Content starts

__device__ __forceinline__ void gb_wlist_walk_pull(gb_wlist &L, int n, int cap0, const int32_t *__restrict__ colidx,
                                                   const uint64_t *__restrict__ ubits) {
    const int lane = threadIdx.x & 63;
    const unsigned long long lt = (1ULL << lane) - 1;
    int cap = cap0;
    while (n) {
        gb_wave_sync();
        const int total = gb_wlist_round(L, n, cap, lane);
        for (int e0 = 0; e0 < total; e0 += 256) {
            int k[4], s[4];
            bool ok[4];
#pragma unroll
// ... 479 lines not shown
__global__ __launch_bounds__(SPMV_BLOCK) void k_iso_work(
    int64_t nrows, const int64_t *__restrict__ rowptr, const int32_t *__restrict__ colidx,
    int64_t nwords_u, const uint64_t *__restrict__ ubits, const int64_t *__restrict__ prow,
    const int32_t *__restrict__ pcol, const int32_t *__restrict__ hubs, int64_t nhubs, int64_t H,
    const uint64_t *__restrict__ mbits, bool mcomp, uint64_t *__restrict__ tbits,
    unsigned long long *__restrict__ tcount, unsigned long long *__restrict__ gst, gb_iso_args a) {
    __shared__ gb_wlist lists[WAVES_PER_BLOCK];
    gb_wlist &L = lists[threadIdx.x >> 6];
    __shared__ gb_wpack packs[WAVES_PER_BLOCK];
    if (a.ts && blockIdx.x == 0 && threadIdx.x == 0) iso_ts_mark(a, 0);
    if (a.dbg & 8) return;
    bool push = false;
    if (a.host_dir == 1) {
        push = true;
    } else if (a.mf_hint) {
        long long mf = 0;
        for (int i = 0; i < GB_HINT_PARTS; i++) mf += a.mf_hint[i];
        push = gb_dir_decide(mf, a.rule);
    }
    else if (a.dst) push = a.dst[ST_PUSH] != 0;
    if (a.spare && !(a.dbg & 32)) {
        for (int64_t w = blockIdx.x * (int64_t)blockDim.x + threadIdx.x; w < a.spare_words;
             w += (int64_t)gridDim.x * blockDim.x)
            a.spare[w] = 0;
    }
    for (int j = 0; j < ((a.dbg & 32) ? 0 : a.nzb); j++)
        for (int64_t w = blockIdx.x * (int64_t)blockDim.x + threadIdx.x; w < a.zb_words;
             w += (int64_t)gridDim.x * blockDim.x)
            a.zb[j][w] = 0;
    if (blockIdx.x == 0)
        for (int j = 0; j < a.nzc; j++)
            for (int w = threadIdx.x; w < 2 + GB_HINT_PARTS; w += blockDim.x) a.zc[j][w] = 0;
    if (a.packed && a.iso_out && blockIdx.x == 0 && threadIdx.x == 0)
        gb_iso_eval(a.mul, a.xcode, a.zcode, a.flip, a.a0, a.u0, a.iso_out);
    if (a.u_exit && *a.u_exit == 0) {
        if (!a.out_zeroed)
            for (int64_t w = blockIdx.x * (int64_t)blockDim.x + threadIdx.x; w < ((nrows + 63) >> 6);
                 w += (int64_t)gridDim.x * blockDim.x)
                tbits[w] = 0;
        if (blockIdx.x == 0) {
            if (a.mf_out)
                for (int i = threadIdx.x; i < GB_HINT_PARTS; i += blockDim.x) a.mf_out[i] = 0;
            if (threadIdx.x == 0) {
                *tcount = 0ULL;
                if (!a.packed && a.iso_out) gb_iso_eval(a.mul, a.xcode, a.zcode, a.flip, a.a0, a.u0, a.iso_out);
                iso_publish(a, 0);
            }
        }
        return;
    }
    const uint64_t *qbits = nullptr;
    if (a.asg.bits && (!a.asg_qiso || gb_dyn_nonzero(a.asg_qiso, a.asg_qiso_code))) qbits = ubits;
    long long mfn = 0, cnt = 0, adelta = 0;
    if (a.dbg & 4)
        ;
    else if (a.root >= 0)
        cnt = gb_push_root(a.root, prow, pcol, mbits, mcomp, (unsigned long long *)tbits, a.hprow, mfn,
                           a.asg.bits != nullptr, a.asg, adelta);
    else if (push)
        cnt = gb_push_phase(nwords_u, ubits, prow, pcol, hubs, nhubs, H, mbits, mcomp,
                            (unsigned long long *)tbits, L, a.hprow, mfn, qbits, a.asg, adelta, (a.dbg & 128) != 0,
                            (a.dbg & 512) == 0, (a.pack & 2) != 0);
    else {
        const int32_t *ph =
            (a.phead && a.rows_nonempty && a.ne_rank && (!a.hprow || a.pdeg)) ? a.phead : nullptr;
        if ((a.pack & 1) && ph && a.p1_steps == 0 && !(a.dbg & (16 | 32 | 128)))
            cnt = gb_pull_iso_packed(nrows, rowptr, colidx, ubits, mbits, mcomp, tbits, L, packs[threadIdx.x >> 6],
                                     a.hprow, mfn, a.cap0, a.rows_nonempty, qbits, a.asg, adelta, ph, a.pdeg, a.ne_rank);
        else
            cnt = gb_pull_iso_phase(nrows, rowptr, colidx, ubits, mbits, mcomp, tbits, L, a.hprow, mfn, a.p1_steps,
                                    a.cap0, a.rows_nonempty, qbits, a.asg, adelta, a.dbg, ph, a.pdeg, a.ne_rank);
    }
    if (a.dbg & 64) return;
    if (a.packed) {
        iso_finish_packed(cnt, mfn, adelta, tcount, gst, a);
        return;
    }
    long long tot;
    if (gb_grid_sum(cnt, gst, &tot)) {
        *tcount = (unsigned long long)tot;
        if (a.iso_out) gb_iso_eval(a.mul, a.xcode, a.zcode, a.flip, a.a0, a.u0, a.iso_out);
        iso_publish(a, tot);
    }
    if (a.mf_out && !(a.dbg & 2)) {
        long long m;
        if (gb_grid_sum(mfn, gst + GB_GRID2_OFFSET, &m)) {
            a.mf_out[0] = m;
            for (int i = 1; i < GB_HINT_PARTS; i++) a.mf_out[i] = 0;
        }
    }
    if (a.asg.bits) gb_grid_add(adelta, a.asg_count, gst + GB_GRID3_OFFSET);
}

Content ends

WHAT TO WORK ON:
Repeat the data exactly. Omit nothing.

TASK RESULT:
__device__ __forceinline__ void gb_wlist_walk_pull(gb_wlist &L, int n, int cap0, const int32_t *__restrict__ colidx,
                                                   const uint64_t *__restrict__ ubits) {
    const int lane = threadIdx.x & 63;
    const unsigned long long lt = (1ULL << lane) - 1;
    int cap = cap0;
    while (n) {
        gb_wave_sync();
        const int total = gb_wlist_round(L, n, cap, lane);
        for (int e0 = 0; e0 < total; e0 += 256) {
            int k[4], s[4];
            bool ok[4];
#pragma unroll
// ... 479 lines not shown
__global__ __launch_bounds__(SPMV_BLOCK) void k_iso_work(
    int64_t nrows, const int64_t *__restrict__ rowptr, const int32_t *__restrict__ colidx,
    int64_t nwords_u, const uint64_t *__restrict__ ubits, const int64_t *__restrict__ prow,
    const int32_t *__restrict__ pcol, const int32_t *__restrict__ hubs, int64_t nhubs, int64_t H,
    const uint64_t *__restrict__ mbits, bool mcomp, uint64_t *__restrict__ tbits,
    unsigned long long *__restrict__ tcount, unsigned long long *__restrict__ gst, gb_iso_args a) {
    __shared__ gb_wlist lists[WAVES_PER_BLOCK];
    gb_wlist &L = lists[threadIdx.x >> 6];
    __shared__ gb_wpack packs[WAVES_PER_BLOCK];
    if (a.ts && blockIdx.x == 0 && threadIdx.x == 0) iso_ts_mark(a, 0);
    if (a.dbg & 8) return;
    bool push = false;
    if (a.host_dir == 1) {
        push = true;
    } else if (a.mf_hint) {
        long long mf = 0;
        for (int i = 0; i < GB_HINT_PARTS; i++) mf += a.mf_hint[i];
        push = gb_dir_decide(mf, a.rule);
    }
    else if (a.dst) push = a.dst[ST_PUSH] != 0;
    if (a.spare && !(a.dbg & 32)) {
        for (int64_t w = blockIdx.x * (int64_t)blockDim.x + threadIdx.x; w < a.spare_words;
             w += (int64_t)gridDim.x * blockDim.x)
            a.spare[w] = 0;
    }
    for (int j = 0; j < ((a.dbg & 32) ? 0 : a.nzb); j++)
        for (int64_t w = blockIdx.x * (int64_t)blockDim.x + threadIdx.x; w < a.zb_words;
             w += (int64_t)gridDim.x * blockDim.x)
            a.zb[j][w] = 0;
    if (blockIdx.x == 0)
        for (int j = 0; j < a.nzc; j++)
            for (int w = threadIdx.x; w < 2 + GB_HINT_PARTS; w += blockDim.x) a.zc[j][w] = 0;
    if (a.packed && a.iso_out && blockIdx.x == 0 && threadIdx.x == 0)
        gb_iso_eval(a.mul, a.xcode, a.zcode, a.flip, a.a0, a.u0, a.iso_out);
    if (a.u_exit && *a.u_exit == 0) {
        if (!a.out_zeroed)
            for (int64_t w = blockIdx.x * (int64_t)blockDim.x + threadIdx.x; w < ((nrows + 63) >> 6);
                 w += (int64_t)gridDim.x * blockDim.x)
                tbits[w] = 0;
        if (blockIdx.x == 0) {
            if (a.mf_out)
                for (int i = threadIdx.x; i < GB_HINT_PARTS; i += blockDim.x) a.mf_out[i] = 0;
            if (threadIdx.x == 0) {
                *tcount = 0ULL;
                if (!a.packed && a.iso_out) gb_iso_eval(a.mul, a.xcode, a.zcode, a.flip, a.a0, a.u0, a.iso_out);
                iso_publish(a, 0);
            }
        }
        return;
    }
    const uint64_t *qbits = nullptr;
    if (a.asg.bits && (!a.asg_qiso || gb_dyn_nonzero(a.asg_qiso, a.asg_qiso_code))) qbits = ubits;
    long long mfn = 0, cnt = 0, adelta = 0;
    if (a.dbg & 4)
        ;
    else if (a.root >= 0)
        cnt = gb_push_root(a.root, prow, pcol, mbits, mcomp, (unsigned long long *)tbits, a.hprow, mfn,
                           a.asg.bits != nullptr, a.asg, adelta);
    else if (push)
        cnt = gb_push_phase(nwords_u, ubits, prow, pcol, hubs, nhubs, H, mbits, mcomp,
                            (unsigned long long *)tbits, L, a.hprow, mfn, qbits, a.asg, adelta, (a.dbg & 128) != 0,
                            (a.dbg & 512) == 0, (a.pack & 2) != 0);
    else {
        const int32_t *ph =
            (a.phead && a.rows_nonempty && a.ne_rank && (!a.hprow || a.pdeg)) ? a.phead : nullptr;
        if ((a.pack & 1) && ph && a.p1_steps == 0 && !(a.dbg & (16 | 32 | 128)))
            cnt = gb_pull_iso_packed(nrows, rowptr, colidx, ubits, mbits, mcomp, tbits, L, packs[threadIdx.x >> 6],
                                     a.hprow, mfn, a.cap0, a.rows_nonempty, qbits, a.asg, adelta, ph, a.pdeg, a.ne_rank);
        else
            cnt = gb_pull_iso_phase(nrows, rowptr, colidx, ubits, mbits, mcomp, tbits, L, a.hprow, mfn, a.p1_steps,
                                    a.cap0, a.rows_nonempty, qbits, a.asg, adelta, a.dbg, ph, a.pdeg, a.ne_rank);
    }
    if (a.dbg & 64) return;
    if (a.packed) {
        iso_finish_packed(cnt, mfn, adelta, tcount, gst, a);
        return;
    }
    long long tot;
    if (gb_grid_sum(cnt, gst, &tot)) {
        *tcount = (unsigned long long)tot;
        if (a.iso_out) gb_iso_eval(a.mul, a.xcode, a.zcode, a.flip, a.a0, a.u0, a.iso_out);
        iso_publish(a, tot);
    }
    if (a.mf_out && !(a.dbg & 2)) {
        long long m;
        if (gb_grid_sum(mfn, gst + GB_GRID2_OFFSET, &m)) {
            a.mf_out[0] = m;
            for (int i = 1; i < GB_HINT_PARTS; i++) a.mf_out[i] = 0;
        }
    }
    if (a.asg.bits) gb_grid_add(adelta, a.asg_count, gst + GB_GRID3_OFFSET);
}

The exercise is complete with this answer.